PROPOSITION 06.12   For any ring $A$ , the following statements hold.

1. For any ideal $I$ of $A$ , let us denote by $\pi_I :A\to A/I$ the canonical projection. Then $\operatorname{Spec}(\pi_I)$ gives a homeomorphism between $\operatorname{Spec}(A/I)$ and $V_{\operatorname{Spec}A}(I)$ .
2. For any element $s$ of $A$ , let us denote by $\iota_s: A \to A[s^{-1}]$ be the canonical map. Then $\operatorname{Spec}(\iota_s)$ gives a homeomorphism between $\operatorname{Spec}(A[s^{-1}])$ and $\complement V_{\operatorname{Spec}_A}(\{s\})$ .

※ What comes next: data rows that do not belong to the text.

+                            if (dev > best * prune_th) { blk.set((int)li, 0, false); continue; }
                         }
                         if (min_list != -1 && min_list != (int)li) {
                             if (use) l_mv[pu * d.max_refs + (li ? d.max_l0 : 0)] = BEST_MV(li, 0)[n];
@@ -2097,25 +2222,25 @@
                         }
                         off++;
                     }
-                    if (blk[0] && blk[1] && use) { put_cand(off, pack(2, 0, 0, 0, 1)); l_total[pu] = (uint8_t)(off + 1); }
+                    if (blk.get(0, 0) && blk.get(1, 0) && use) { put_cand(off, pack(2, 0, 0, 0, 1)); l_total[pu] = (uint8_t)(off + 1); }
                 } else {
-                    const int pu = (n > 4) ? c_z_to_raster[n] : n;
+                    const int pu = (n > 4) ? z_to_raster(n) : n;
                     uint8_t   off = 0;
-                    uint8_t   blk[2][4] = {{0, 0, 0, 0}, {0, 0, 0, 0}};
+                    RefFlags<SVT_HIP_ME_LEAN_EPILOGUE != 0> blk;
                     const uint32_t prune_th = (uint32_t)c.prune_me_candidates_th;
                     uint32_t       best     = ~0u;
                     for (uint32_t li = 0; li < nls; li++)
-                        for (int ri = 0; ri < d.num_of_ref_pic_to_search[li]; ri++) {
-                            blk[li][ri] = st.do_ref[li][ri];
-                            if (blk[li][ri]) best = BEST_SAD(li, ri)[n] < best ? BEST_SAD(li, ri)[n] : best;
+                        for (int ri = 0; ri < (li ? r1 : r0); ri++) {
+                            blk.set((int)li, ri, st.do_ref[li][ri] != 0);
+                            if (blk.get((int)li, ri)) best = BEST_SAD(li, ri)[n] < best ? BEST_SAD(li, ri)[n] : best;
                         }
                     st.me_dist[pu] = best;
                     for (uint32_t li = 0; li < nls && (use || off == 0); li++)
-                        for (int ri = 0; ri < d.num_of_ref_pic_to_search[li] && (use || off == 0); ri++) {
-                            if (!blk[li][ri]) continue;
+                        for (int ri = 0; ri < (li ? r1 : r0) && (use || off == 0); ri++) {
+                            if (!blk.get((int)li, ri)) continue;
                             if (prune_th > 0) {
                                 const uint32_t dev = (BEST_SAD(li, ri)[n] - best) * 100;
-                                if (dev > best * prune_th) { blk[li][ri] = 0; continue; }
+                                if (dev > best * prune_th) { blk.set((int)li, ri, false); continue; }
                             }
                             if (use) {
                                 put_cand(off, pack(li, ri, ri, li == 0 ? li : 24, li == 1 ? li : 24));
@@ -2127,12 +2252,12 @@
                         for (int a = 0; a < r0; a++)
                             for (int bb = 0; bb < r1; bb++) {
                                 if (d.only_l_bwd && (a > 0 || bb > 0)) continue;
-                                if (blk[0][a] && blk[1][bb]) put_cand(off++, pack(2, a, bb, 0, 1));
+                                if (blk.get(0, a) && blk.get(1, bb)) put_cand(off++, pack(2, a, bb, 0, 1));
                             }
                         if (!d.only_l_bwd) {
                             for (int a = 1; a < r0; a++)
-                                if (blk[0][0] && blk[0][a]) put_cand(off++, pack(2, 0, a, 0, 0));
-                            if (r1 == 3 && blk[1][0] && blk[1][2]) put_cand(off++, pack(2, 0, 2, 1, 1));
+                                if (blk.get(0, 0) && blk.get(0, a)) put_cand(off++, pack(2, 0, a, 0, 0));
+                            if (r1 == 3 && blk.get(1, 0) && blk.get(1, 2)) put_cand(off++, pack(2, 0, 2, 1, 1));
                         }
                     }
                     if (use) l_total[pu] = off;
@@ -2140,19 +2265,27 @@
                 if (row < 88) st.cand0[row] = first;
             }
             wave_sync();
-            for (int i = tid; i < (int)(n_pu * d.max_refs); i += kThreads) o_mv[i] = l_mv[i];
-            for (int i = tid; i < (int)(n_pu * d.max_cand); i += kThreads) o_cand[i] = l_cand[i];
-            for (int i = tid; i < (int)n_pu; i += kThreads) o_total[i] = l_total[i];
+            auto copy_out = [&]() {
+                if constexpr (SVT_HIP_ME_LEAN_EPILOGUE != 0) {
+                    __builtin_assume(n_pu <= 85u);
+                    __builtin_assume(d.max_refs >= 0 && d.max_refs <= SVT_HIP_MAX_LISTS * SVT_HIP_MAX_REFS);
+                    __builtin_assume(d.max_cand >= 0 && d.max_cand <= 32);
+                }
+                for (int i = tid; i < (int)(n_pu * d.max_refs); i += kThreads) o_mv[i] = l_mv[i];
+                for (int i = tid; i < (int)(n_pu * d.max_cand); i += kThreads) o_cand[i] = l_cand[i];
+                for (int i = tid; i < (int)n_pu; i += kThreads) o_total[i] = l_total[i];
+            };
+            if constexpr (SVT_HIP_ME_LEAN_EPILOGUE == 0) copy_out();
 
             PROF(14);
             if (tid < 64) {
                 const uint32_t v8  = st.me_dist[21 + tid];
-                const uint32_t d8  = wave_sum(v8);
-                const uint32_t d16 = wave_sum(tid < 16 ? st.me_dist[5 + tid] : 0u);
-                const uint32_t d32 = wave_sum(tid < 4 ? st.me_dist[1 + tid] : 0u);
+                const uint32_t d8  = ctrl_sum32(v8);
+                const uint32_t d16 = ctrl_sum32(tid < 16 ? st.me_dist[5 + tid] : 0u);
+                const uint32_t d32 = ctrl_sum32(tid < 4 ? st.me_dist[1 + tid] : 0u);
                 const u64       mean = d8 / 64;
                 const long long dd   = (long long)v8 - (long long)mean;
-                const u64       ssq  = wave_sum((u64)(dd * dd));
+                const u64       ssq  = ctrl_sum64((u64)(dd * dd));
                 uint8_t stationary = 0, allow_gm = 0;
                 if (d.gm_enabled) {
                     const int low = d.input_resolution <= 2;
@@ -2162,17 +2295,20 @@
                     if (tid < nn) {
                         int idx = (low ? 21 : 5) + tid;
                         if (low && !d.enable_me_8x8) {
-                            if (idx >= 21) idx = c_8x8_to_16x16[idx - 21];
-                            if (!d.enable_me_16x16 && idx >= 5) idx = c_16x16_to_32x32[idx - 5];
-                        } else if (!low && !d.enable_me_16x16 && idx >= 5) idx = c_16x16_to_32x32[idx - 5];
+                            if (idx >= 21) idx = parent_16x16(idx - 21);
+                            if (!d.enable_me_16x16 && idx >= 5) idx = parent_32x32(idx - 5);
+                        } else if (!low && !d.enable_me_16x16 && idx >= 5) idx = parent_32x32(idx - 5);
                         const uint8_t  cb  = st.cand0[idx];
                         const unsigned dir = cb & 3;
                         const unsigned li  = (dir == 0 || dir == 2) ? ((cb >> 6) & 1) : ((cb >> 7) & 1);
                         const unsigned ri  = (dir == 0 || dir == 2) ? ((cb >> 2) & 3) : ((cb >> 4) & 3);
-                        const u64 a = d.picture_number, bb = d.ref_picture_number[li][ri];
-                        int th;
-                        if (low) { const int dist = (uint16_t)iabs((int)(int16_t)((a > bb ? a : bb) - (a < bb ? a : bb))); th = d.gm_use_distance_based_active_th ? imax(dist >> 1, 4) : 4; }
-                        else     { const int dist = (uint16_t)iabs((int)(int16_t)(a - bb)); th = d.gm_use_distance_based_active_th ? imax(dist * 16, 32) : 32; }
+                        int dist;
+                        if constexpr (kTab) dist = tab.ent[ref_slot((int)li, (int)ri)].gm_dist;
+                        else {
+                            const u64 a = d.picture_number, bb = d.ref_picture_number[li][ri];
+                            dist = low ? (uint16_t)iabs((int)(int16_t)((a > bb ? a : bb) - (a < bb ? a : bb))) : (uint16_t)iabs((int)(int16_t)(a - bb));
+                        }
+                        const int th = low ? (d.gm_use_distance_based_active_th ? imax(dist >> 1, 4) : 4) : (d.gm_use_distance_based_active_th ? imax(dist * 16, 32) : 32);
                         const uint32_t mv = BEST_MV(li, ri)[idx];
                         const int mx = (int)(int16_t)(mv & 0xFFFF) << 2, my = (int)(int16_t)(mv >> 16) << 2;
                         refk  = (int)(li * 4 + ri);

PROPOSITION 06.13   Let $A,B$ be a ring. Let $\varphi:A\to B$ be a ring homomoprhism. We regard $B$ as an $A$ module via $\varphi.$ If $B$ is a finite $A$ -module, then

$$\operatorname{Spec}(\varphi): \operatorname{Spec}(B)\to \operatorname{Spec}(A)$$

is a closed map with respect to the Zariski topology.